配置状態特定部32は、制御部31から配置の特定を要求されると、通信装置10が保持するリンクテーブル41に含まれているエントリ数(M)を取得する(ステップS1)。リンクテーブル41に含まれているエントリ数は、通信装置10の隣接装置数である。配置状態特定部32は、閾値Th1と隣接装置数Mを比較する(ステップS2)。隣接装置数Mが閾値Th1よりも小さい場合、ブロードキャストを行っても輻輳が発生しないことが予測される。そこで、隣接装置数Mが閾値Th1よりも小さい場合、配置状態特定部32は、通信装置10が分散エリアに配置されていると判定する(ステップS2でNo、ステップS3)。

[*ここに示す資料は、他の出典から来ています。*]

@@ -712,17 +712,28 @@
         __shared__ uint32_t s_scan[256];
         const uint32_t total = scan_exclusive_256_fixed<kSortBuckets / 256>(hist, bucket_offsets, s_scan);
         if (tid == 0) bucket_offsets[kSortBuckets] = total;
+        static_assert(kSortBuckets / 256 == kSortCoarse, "one coarse offset per lane of the scan");
+        bucket_offsets[kSortBuckets + 1 + tid] = bucket_offsets[tid * kSortCoarse];
+        if (slots && overflow) {
+            bool beyond = false;
+#pragma unroll
+            for (int k = 0; k < kSortBuckets / 256 / 4; k++) {
+                const uint4 c = reinterpret_cast<const uint4*>(hist + tid * (kSortBuckets / 256))[k];
+                beyond |= max(max(c.x, c.y), max(c.z, c.w)) > (uint32_t)kBucketSlots;
+            }
+            if (__any(beyond) && (tid & 63) == 0) atomicOr(overflow, 1u);
+        }
     }
 }
 
 void launch_nms(const float* eig, int w, int h, const GfttGrid& g, const uint32_t* cell_max, double quality_level,
                 unsigned long long* keys, uint32_t cap, uint32_t* counter, uint8_t* cstate, uint32_t* sort_params, uint32_t* hist,
                 uint32_t* ticket, uint32_t* bucket_offsets, uint32_t* bin_hist, hipStream_t s,
-                unsigned long long* slots, uint32_t* zero, int zero_words) {
+                unsigned long long* slots, uint32_t* zero, int zero_words, uint32_t* overflow) {
     dim3 grid((w + TW - 1) / TW, (h + NMS_SUB * TH - 1) / (NMS_SUB * TH));
     hipLaunchKernelGGL(nms_kernel, grid, dim3(256), 0, s, eig, w, h, g, cell_max, quality_level, keys, cap, counter, cstate,
                        sort_params, hist, ticket, bucket_offsets, bin_hist, bin_hist ? bin_num_tiles(w, h) : 0, slots, zero,
-                       zero ? zero_words : 0, helper_prio_arg());
+                       zero ? zero_words : 0, overflow, helper_prio_arg());
 }
 
 constexpr int kBucketLds = 512;
@@ -862,19 +873,16 @@
 __device__ __forceinline__ uint8_t cs_load(const uint8_t* p) { return __hip_atomic_load(p, __ATOMIC_RELAXED, __HIP_MEMORY_SCOPE_AGENT); }
 __device__ __forceinline__ void cs_store(uint8_t* p, uint8_t v) { __hip_atomic_store(p, v, __ATOMIC_RELAXED, __HIP_MEMORY_SCOPE_AGENT); }
 
-__device__ __forceinline__ bool suppress_decide(const unsigned long long* __restrict__ keys, uint32_t n, int w, int h,
+__device__ __forceinline__ bool suppress_decide(bool live, unsigned long long key, int w, int h,
                                                 const float* __restrict__ eig, uint8_t* cstate, const int2* __restrict__ offsets,
                                                 int n_offsets, const int* __restrict__ row_hw, int R, uint32_t* __restrict__ stuck,
                                                 uint32_t* idx_out) {
-    const uint32_t i = blockIdx.x * SUP_BLOCK + threadIdx.x;
-    const bool live = i < n;
     uint32_t my_val = 0, my_idx = 0;
     uint32_t nb[SUP_NB];
     int n_nb = 0;
     bool overflow = false;
     int x = 0, y = 0;
     if (live) {
-        const unsigned long long key = keys[i];
         my_val = (uint32_t)(key >> 32);
         my_idx = (uint32_t)key;
         y = (int)(my_idx / (uint32_t)w);
@@ -960,7 +968,8 @@
     helper_priority(hi_prio);
     const uint32_t n = n_dev ? min(*n_dev, n_max) : n_max;
     uint32_t idx;
-    const bool accepted = suppress_decide(keys, n, w, h, eig, cstate, offsets, n_offsets, row_hw, R, stuck, &idx);
+    const uint32_t i = blockIdx.x * SUP_BLOCK + threadIdx.x;
+    const bool accepted = suppress_decide(i < n, i < n ? keys[i] : 0ull, w, h, eig, cstate, offsets, n_offsets, row_hw, R, stuck, &idx);
     const int c = __syncthreads_count(accepted);
     if (threadIdx.x == 0) publish(&accepted_per_block[blockIdx.x], (uint32_t)c);
     finish_accepted_scan(accepted_per_block, fin, n_max, n_dev);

隣接装置数Mが閾値Th1以上である場合、ブロードキャストにより輻輳が発生する恐れがある。そこで、配置状態特定部32は、通信装置10が密集エリアと分散エリアの境界に配置されているかを判定するための処理を行う。配置状態特定部32は、変数mを1に設定する(ステップS2でYes、ステップS4)。配置状態特定部32は、リンクテーブル41を参照し、m番目の隣接装置が保持しているリンクテーブル41のエントリ数を、閾値Th2と比較する(ステップS5)。すなわち、配置状態特定部32は、m番目の隣接装置が他の装置を介さずに通信可能な通信装置10の数を閾値Th2と比較する。m番目の隣接装置が保持しているリンクテーブル41のエントリ数が閾値Th2未満である場合、配置状態特定部32は、通信装置10が密集エリアと分散エリアの境界に配置されていると判定する(ステップS5でNo、ステップS6)。

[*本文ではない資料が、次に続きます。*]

class GraphedStep:

    def __init__(self, trainer, eager_steps=2, max_graphs=4, capture_collectives=False):
        from .optim import FusedAdam
        self.tr = trainer
        self.eager_steps = eager_steps
        self.max_graphs = max_graphs
        self.graphs = {}
        self.enabled = isinstance(trainer.optimizer, FusedAdam) and (capture_collectives or not trainer.data_parallel)
        self.scalars = None
        self.replays = 0
        self.captures = 0
        self._last = None
        self._epoch = getattr(trainer.optimizer, "state_epoch", 0)

    def invalidate(self):
        self.graphs.clear()
        self._last = None

    def _key(self, batch, blend, has_anneal, perturb_overwrite):
        tr = self.tr
        sig = lambda d: tuple(sorted((k, tuple(v.shape), str(v.dtype)) for k, v in d.items() if torch.is_tensor(v)))
        live = tuple(p.requires_grad for g in tr.param_groups for p in g)
        cw = tr.color_loss
        terms = (cw.color_pixel_weight > 0, cw.color_patch_weight > 0, tr.lc["color_pixel_weight"] > 0,
                 tr.lc["color_patch_weight"] > 0, tr.tc["mask_weight"] > 0)
        static = tuple(sorted((k, v) for k, v in tr.lc.items() if not k.endswith("_weight")))
        return (sig(batch), sig(blend) if blend is not None else None, bool(has_anneal), perturb_overwrite, terms, static,
                live)

    def __call__(self, batch, cos_anneal_ratio=1.0, flip_saturation=1.0, blend=None, perturb_overwrite=-1):
        tr = self.tr
        kw = dict(cos_anneal_ratio=cos_anneal_ratio, flip_saturation=flip_saturation, blend=blend,
                  perturb_overwrite=perturb_overwrite)
        if not self.enabled:
            return tr.step(batch, **kw)
        if getattr(tr.optimizer, "state_epoch", 0) != self._epoch:
            self._epoch = tr.optimizer.state_epoch
            self.invalidate()
        if (blend is not None and "ref_cam" not in blend and tr.lc["color_pixel_weight"] > 0
                and tr.lc["color_patch_weight"] > 0):
            from .models import blend as _blend
            blend = dict(blend)
            blend["ref_cam"], blend["src_cam"] = _blend.patch_cameras(blend["intrinsics"][0], blend["intrinsics"],
                                                                      blend["query_c2w"], torch.inverse(blend["w2cs"]))
            kw["blend"] = blend
        key = self._key(batch, blend, cos_anneal_ratio is not None, perturb_overwrite)
        ent = self.graphs.get(key)
        if ent is None:
            if len(self.graphs) >= self.max_graphs:
                self.graphs.pop(next(iter(self.graphs)))
            ent = self.graphs[key] = dict(calls=0, graph=None)
        ent["calls"] += 1
        self._last = ent
        if ent["graph"] is None:
            if ent["calls"] <= self.eager_steps or ent.get("failed"):
                return tr.step(batch, **kw)
            prev_stream = torch.cuda.current_stream()
            try:
                self._capture(ent, batch, blend, cos_anneal_ratio is not None, flip_saturation, perturb_overwrite)
            except Exception as e:
                import warnings
                ent["failed"], ent["graph"] = True, None
                torch.cuda.set_stream(prev_stream)
                torch.cuda.synchronize()
                warnings.warn("GraphedStep: capture failed (%s); this configuration keeps running eagerly" % (e,))
                return tr.step(batch, **kw)
        for k, v in ent["batch"].items():
            src = batch[k]
            if torch.is_tensor(v) and src is not v and src.data_ptr() != v.data_ptr():
                v.copy_(src)
        if blend is not None:
            for k, v in ent["blend"].items():
                src = blend[k]
                if torch.is_tensor(v) and src is not v and src.data_ptr() != v.data_ptr():
                    v.copy_(src)
        tr.optimizer._order = ent["order"]
        ent["scalars"].upload([0.0 if cos_anneal_ratio is None else float(cos_anneal_ratio), float(flip_saturation)],
                              tr.loss_weights().values(), tr.optimizer.dyn_values())
        ent["graph"].replay()
        tr.optimizer.advance()
        self.replays += 1
        return ent["loss"], ent["out"]

    def static_inputs(self):
        ent = self._last
        if ent is None or ent.get("graph") is None:
            return None
        return ent["batch"], ent["blend"]

    def _capture(self, ent, batch, blend, has_anneal, flip_saturation, perturb_overwrite):
        tr = self.tr
        dev = batch["rays_o"].device
        n_adam = sum(len(g) for g in tr.param_groups)
        if self.scalars is None or self.scalars.n_adam < n_adam:
            self.scalars = StepScalars(dev, n_adam=max(96, n_adam))
        ent["scalars"] = self.scalars
        ent["batch"] = {k: (v.clone() if torch.is_tensor(v) else v) for k, v in batch.items()}
        ent["blend"] = ({k: (v.clone() if torch.is_tensor(v) else v) for k, v in blend.items()}
                        if blend is not None else None)
        for m in tr.modules().values():
            e = getattr(m, "_engine", None)
            if e is not None and hasattr(e, "mark_stale"):
                e.mark_stale()
        sc = self.scalars
        tr.renderer.sched_scalars = sc.dev[sc.SCHED:sc.SCHED + 2]
        tr.optimizer.dyn_base = sc.dev.data_ptr() + 4 * sc.ADAM
        tr.loss_weights().bind(sc.dev[sc.LOSSW:sc.LOSSW + LW_COUNT])
        if blend is not None:
            tr.color_loss.prefill_constants(dev)
        g = torch.cuda.CUDAGraph()
        torch.cuda.synchronize()
        import gc
        gc_was_on = gc.isenabled()
        gc.disable()
        try:
            with torch.cuda.graph(g):
                loss, out = tr.step(ent["batch"], cos_anneal_ratio=(1.0 if has_anneal else None),
                                    flip_saturation=flip_saturation, blend=ent["blend"],
                                    perturb_overwrite=perturb_overwrite)
        finally:
            if gc_was_on:
                gc.enable()
            tr.renderer.sched_scalars = None
            tr.optimizer.dyn_base = None
            tr.loss_weights().unbind()
        ent["graph"], ent["loss"], ent["out"], ent["order"] = g, loss, out, list(tr.optimizer._order)
        self.captures += 1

一方、m番目の隣接装置が保持しているリンクテーブル41のエントリ数が閾値Th2以上である場合、配置状態特定部32は、変数mを1つインクリメントして、隣接装置数Mと比較する(ステップS5でYes、ステップS7、S8)。変数mが隣接装置数Mの値より大きくなるまで、配置状態特定部32は、ステップS5〜S8を繰り返す(ステップS8でNo)。変数mが隣接装置数Mの値より大きくなると、配置状態特定部32は、いずれの隣接装置でも、リンクテーブル41のエントリ数が閾値Th2以上であるため、通信装置10が密集エリアに位置していると判定する(ステップS8でYes、ステップS9)。配置状態特定部32は、特定した配置を制御部31に通知する。
〔ブロードキャスト回数の決定〕
制御部31は、配置状態特定部32から通信装置10の配置を通知されると、配置に応じて、所定の確率以上の割合でデータの伝播に成功するために、フレームを何回ブロードキャストするかを決定する。例えば、分散エリア中で通信品質の悪い経路を介してフレームを送信するときには、制御部31は、ブロードキャストの回数を大きくして、同じフレームのブロードキャストを繰り返す。一方、密集エリア内でフレームを送信する場合や、通信品質の良い経路を介してフレームを送信する場合、制御部31は、ブロードキャストの回数を少なくして、ネットワーク中で送受信されるフレーム数をなるべく少なくする。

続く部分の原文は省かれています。